Daqui para adiante só haverá legitimidade em movimentos trabalhistas (nos setores públicos ou privados) que, de forma conjunta:

a) não tenham como propósito a defesa exclusiva dos interesses imediatos de uma determinada “categoria” de trabalhadores (ainda mais sobrepondo-se aos interesses de outra “categoria”). “Categoria”, aliás, que foi um conceito formal, juridicamente instituído, para dividir a classe trabalhadora;

b) se organizem na perspectiva da defesa dos interesses da classe trabalhadora como um todo, integrando, necessariamente, os excluídos do mercado de trabalho;

c) estejam baseados na igualdade plena de direitos e na divisão igualitária de tarefas entre homens e mulheres, abrangendo os ambientes públicos e privados, enfrentando, inclusive, todas as formas de discriminação baseadas em gênero e orientação sexual;

d) tenham como ponto de partida fundamental a igualdade de direitos entre trabalhadoras e trabalhadores em geral e as empregadas domésticas, integradas, enfim, à classe trabalhadora politicamente organizada;

e) superem a divisão de classe determinada pela terceirização;

f) enfrentem de forma objetiva e intransigente todas as questões (inclusive na vida privada) relacionadas ao racismo e ao machismo;

g) integrem ao centro de suas preocupações, na exigência de tratamento igualitário e de ampliação de direitos, os trabalhadores e trabalhadoras informais e, sobretudo, os que prestam serviços por intermédio de aplicativos.

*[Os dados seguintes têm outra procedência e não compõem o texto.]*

#ifndef ARTIS_LATE_KERNEL
#define ARTIS_LATE_KERNEL (!ARTIS_OPT_VPKT_ON && !ARTIS_OPT_DETAILED_BF_ESTIMATORS_ON)
#endif
#ifndef ARTIS_LATE_TB
#define ARTIS_LATE_TB 512
#endif
constexpr int LATE_TB = ARTIS_LATE_TB;
constexpr size_t LATE_LDS_HEAD = (sizeof(stat_t) * ARTIS_NSTATS) + 64;
inline size_t late_lds_bytes(int nlevels, int nalltrans, int nbfcontinua) {
  return LATE_LDS_HEAD + (sizeof(LevelPack) * (size_t)nlevels) + (((sizeof(uint32_t) * (size_t)((nalltrans + 1) / 2)) + 15) & ~(size_t)15) +
         (sizeof(ContPack) * (size_t)nbfcontinua);
}
struct LateArgs {
  const int32_t *list[2];
  int32_t n[2];
  int32_t *ring[2];
  int32_t *bailouts;
  int32_t poll_cap;
};
#if ARTIS_LATE_KERNEL
struct LateRing {
  int32_t *ring;
  uint32_t cap;
  int32_t *head, *res, *pub;
};
__device__ inline void late_push(const LateRing &Q, bool flag, int32_t pi, int32_t *errflag) {
  const unsigned long long mask = __ballot(flag);
  if (mask == 0) return;
  const int lane = threadIdx.x & 63;
  const int cnt = __popcll(mask);
  const int prefix = __popcll(mask & ((1ull << lane) - 1ull));
  const int leader = __ffsll((long long)mask) - 1;
  int base = 0;
  if (lane == leader) base = atomicAdd(Q.res, cnt);
  base = __shfl(base, leader);
  if (flag) Q.ring[(uint32_t)(base + prefix) % Q.cap] = pi;
  __builtin_amdgcn_fence(__ATOMIC_RELEASE, "workgroup");
  if (lane == leader) {
    int spins = 0;
    bool turn = true;
    while (__hip_atomic_load(Q.pub, __ATOMIC_RELAXED, __HIP_MEMORY_SCOPE_WORKGROUP) != base) {
      __builtin_amdgcn_s_sleep(1);
      if (++spins > (1 << 24)) {
        if (errflag) *errflag = 47;
        turn = false;
        break;
      }
    }
    if (turn) __hip_atomic_store(Q.pub, base + cnt, __ATOMIC_RELEASE, __HIP_MEMORY_SCOPE_WORKGROUP);
  }
}
__device__ inline int32_t late_pull(const LateRing &Q, bool need) {
  const unsigned long long mask = __ballot(need);
  if (mask == 0) return -1;
  const int lane = threadIdx.x & 63;
  const int prefix = __popcll(mask & ((1ull << lane) - 1ull));
  const int leader = __ffsll((long long)mask) - 1;
  int h = 0, t = 0;
  if (lane == leader) {
    h = __hip_atomic_load(Q.head, __ATOMIC_RELAXED, __HIP_MEMORY_SCOPE_WORKGROUP);
    t = __hip_atomic_load(Q.pub, __ATOMIC_ACQUIRE, __HIP_MEMORY_SCOPE_WORKGROUP);
  }
  h = __shfl(h, leader);
  t = __shfl(t, leader);
  const int take = min(__popcll(mask), t - h);
  if (take <= 0) return -1;
  int32_t v = -1;
  if (need && prefix < take) v = __hip_atomic_load(&Q.ring[(uint32_t)(h + prefix) % Q.cap], __ATOMIC_RELAXED, __HIP_MEMORY_SCOPE_WORKGROUP);
  int ok = 0;
  if (lane == leader) ok = (atomicCAS(Q.head, h, h + take) == h) ? 1 : 0;
  ok = __shfl(ok, leader);
  __builtin_amdgcn_fence(__ATOMIC_ACQUIRE, "workgroup");
  return ok ? v : -1;
}
struct LateSink {
  LateRing q[2];
  int32_t *live;
  int32_t *errflag;
  __device__ void put(bool left, int kind, int32_t pi, const Pkt &p, const Lists &next) const {
    const bool to_r = left && kind == NEXT_RPKT;
    const bool to_t = left && (kind == NEXT_MA || kind == NEXT_KPKT);
    late_push(q[0], to_r, pi, errflag);
    late_push(q[1], to_t, pi, errflag);
    const bool out = left && !to_r && !to_t;
    append_by_kind(out ? kind : NEXT_DONE, pi, p.cellindex, p.nu_cmf, next, (p.ma_element * 5 + p.ma_ion));
    const unsigned long long om = __ballot(out);
    if (om != 0 && (int)(threadIdx.x & 63) == __ffsll((long long)om) - 1) atomicSub(live, __popcll(om));
  }
};
__global__ void __launch_bounds__(LATE_TB, 1) k_late(Env env, LateArgs a, Lists next, unsigned long long *gstats) {
  extern __shared__ __attribute__((aligned(16))) unsigned char late_lds[];
  const int64_t nwg = gridDim.x, b = xcd_chunk(blockIdx.x, nwg);
  const int32_t r0 = (int32_t)(((int64_t)a.n[0] * b) / nwg), r1 = (int32_t)(((int64_t)a.n[0] * (b + 1)) / nwg);
  const int32_t t0 = (int32_t)(((int64_t)a.n[1] * b) / nwg), t1 = (int32_t)(((int64_t)a.n[1] * (b + 1)) / nwg);
  const int32_t own = (r1 - r0) + (t1 - t0);
  if (own == 0) return;
  stat_t *lstats = (stat_t *)late_lds;
  int32_t *ctr = (int32_t *)(late_lds + (sizeof(stat_t) * ARTIS_NSTATS));
  LevelPack *lds_levelpack = (LevelPack *)(late_lds + LATE_LDS_HEAD);
  uint16_t *lds_tlevel = (uint16_t *)(lds_levelpack + env.M.nlevels);
  ContPack *lds_cont = (ContPack *)((unsigned char *)lds_tlevel + (((sizeof(uint32_t) * (size_t)((env.M.nalltrans + 1) / 2)) + 15) & ~(size_t)15));
  if (threadIdx.x < ARTIS_NSTATS) lstats[threadIdx.x] = 0;
  for (int i = threadIdx.x; i < env.M.nlevels; i += LATE_TB) lds_levelpack[i] = env.M.level_pack[i];
  {
    const uint32_t *src = (const uint32_t *)env.M.alltrans_tlevel16;
    uint32_t *dst = (uint32_t *)lds_tlevel;
    for (int i = threadIdx.x; i < (env.M.nalltrans + 1) / 2; i += LATE_TB) dst[i] = src[i];
  }
  {
    const D2 *src = (const D2 *)env.M.cont_pack;
    D2 *dst = (D2 *)lds_cont;
    for (int i = threadIdx.x; i < env.M.nbfcontinua * 2; i += LATE_TB) dst[i] = src[i];
  }
  LateSink sink{{{a.ring[0] + (r0 + t0), (uint32_t)own, ctr + 0, ctr + 2, ctr + 4}, {a.ring[1] + (r0 + t0), (uint32_t)own, ctr + 1, ctr + 3, ctr + 5}},
                ctr + 6, env.errflag};
  for (int i = threadIdx.x; i < r1 - r0; i += LATE_TB) sink.q[0].ring[i] = a.list[0][r0 + i];
  for (int i = threadIdx.x; i < t1 - t0; i += LATE_TB) sink.q[1].ring[i] = a.list[1][t0 + i];
  if (threadIdx.x == 0) {
    ctr[0] = ctr[1] = 0;
    ctr[2] = ctr[4] = r1 - r0;
    ctr[3] = ctr[5] = t1 - t0;
    ctr[6] = own;
  }
  env.M.level_pack = lds_levelpack;
  env.M.alltrans_tlevel16 = lds_tlevel;
  env.ma_tables_in_lds = 1;
  env.M.cont_pack = lds_cont;
  env.cont_in_lds = 1;
  env.cellest_lds = nullptr;
  env.cellest_n = 0;
  env.estcache = nullptr;
  env.estcache_nv = 0;
  __syncthreads();
  env.stats = lstats;
  const double ts_end = env.S.ts_end;
  constexpr int NW = LATE_TB / 64;
  int nw_r = (int)((((int64_t)(r1 - r0) * NW) + (own / 2)) / own);
  if (r1 > r0 && t1 > t0) nw_r = max(1, min(NW - 1, nw_r));
  int role = __builtin_amdgcn_readfirstlane(((int)(threadIdx.x >> 6) < nw_r) ? 0 : 1);
  bool have = false;
  int32_t pi = 0;
  int n_it = 0;
  int polls = 0;
  Pkt p;
  Chi x;
  MACtx k;
  long long tprev = 0;
  while (true) {
    const int32_t got = late_pull(sink.q[role], !have);
    if (got >= 0) {
      pi = got;
      if (role == 0) {
        pkt_load(env.P, pi, p);
        chi_load(env.P, pi, p, x);
      } else {
        pkt_load_thermal(env.P, pi, p);
        k = ma_ctx(env, p);
      }
      have = true;
    }
    if (!__any(have)) {
      const int mine = __hip_atomic_load(ctr + 4 + role, __ATOMIC_RELAXED, __HIP_MEMORY_SCOPE_WORKGROUP) -
                       __hip_atomic_load(ctr + role, __ATOMIC_RELAXED, __HIP_MEMORY_SCOPE_WORKGROUP);
      const int other = __hip_atomic_load(ctr + 5 - role, __ATOMIC_RELAXED, __HIP_MEMORY_SCOPE_WORKGROUP) -
                        __hip_atomic_load(ctr + 1 - role, __ATOMIC_RELAXED, __HIP_MEMORY_SCOPE_WORKGROUP);
      if (__builtin_amdgcn_readfirstlane(mine) > 0) continue;
      if (__builtin_amdgcn_readfirstlane(other) > 0) {
        role = 1 - role;
        continue;
      }
      if (__builtin_amdgcn_readfirstlane(__hip_atomic_load(ctr + 6, __ATOMIC_RELAXED, __HIP_MEMORY_SCOPE_WORKGROUP)) == 0) break;
      if (++polls > a.poll_cap) {
        if ((threadIdx.x & 63) == 0) atomicAdd(a.bailouts, 1);
        break;
      }
      __builtin_amdgcn_s_sleep(64);
      continue;
    }
    polls = 0;
    const bool held = have;
    constexpr bool COLD = false;
#define ROUND_LEAVE(n) false
#define ROUND_BEFORE_LEAVE
#define ROUND_PUT(kind_, pi_) sink.put(held && !have, kind_, pi_, p, next)
    if (role == 0) {
      int &steps = n_it;
#include "rpkt_round.inc"
    } else {
      int &units = n_it;
#include "thermal_round.inc"
    }
#undef ROUND_LEAVE
#undef ROUND_BEFORE_LEAVE
#undef ROUND_PUT
  }
  __syncthreads();
  if (threadIdx.x < ARTIS_NSTATS && lstats[threadIdx.x] != 0) atomicAdd(&gstats[threadIdx.x], lstats[threadIdx.x]);
}
#endif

É preciso, pois, que se reconstitua o conceito de classe trabalhadora por meio concreto dessas integrações e não no ambiente conceitual abstrato.

Fato é que quaisquer defesas de direitos ou ações políticas no seio do movimento trabalhista que não partam desses pressupostos estão fadadas ao insucesso, como demonstram as sucessivas experiências anteriores. Até porque esses trabalhadores e trabalhadoras historicamente excluídos(a) constituem a enorme maioria das pessoas que vivem do trabalho no Brasil e devem, necessariamente, ser inseridos na base das preocupações das organizações trabalhistas.

Se tudo não será mais como era antigamente, assim também será com o 1º de maio.

O que se espera é que o 1º de maio de 2020 seja o primeiro de uma nova etapa da história da classe trabalhadora e da humanidade.

Jorge Luiz Souto Maior é juiz do trabalho e professor livre-docente da Faculdade de Direito da Universidade de São Paulo (USP). Autor de Relação de emprego e direito do trabalho (2007) e O direito do trabalho como instrumento de justiça social (2000), pela LTr.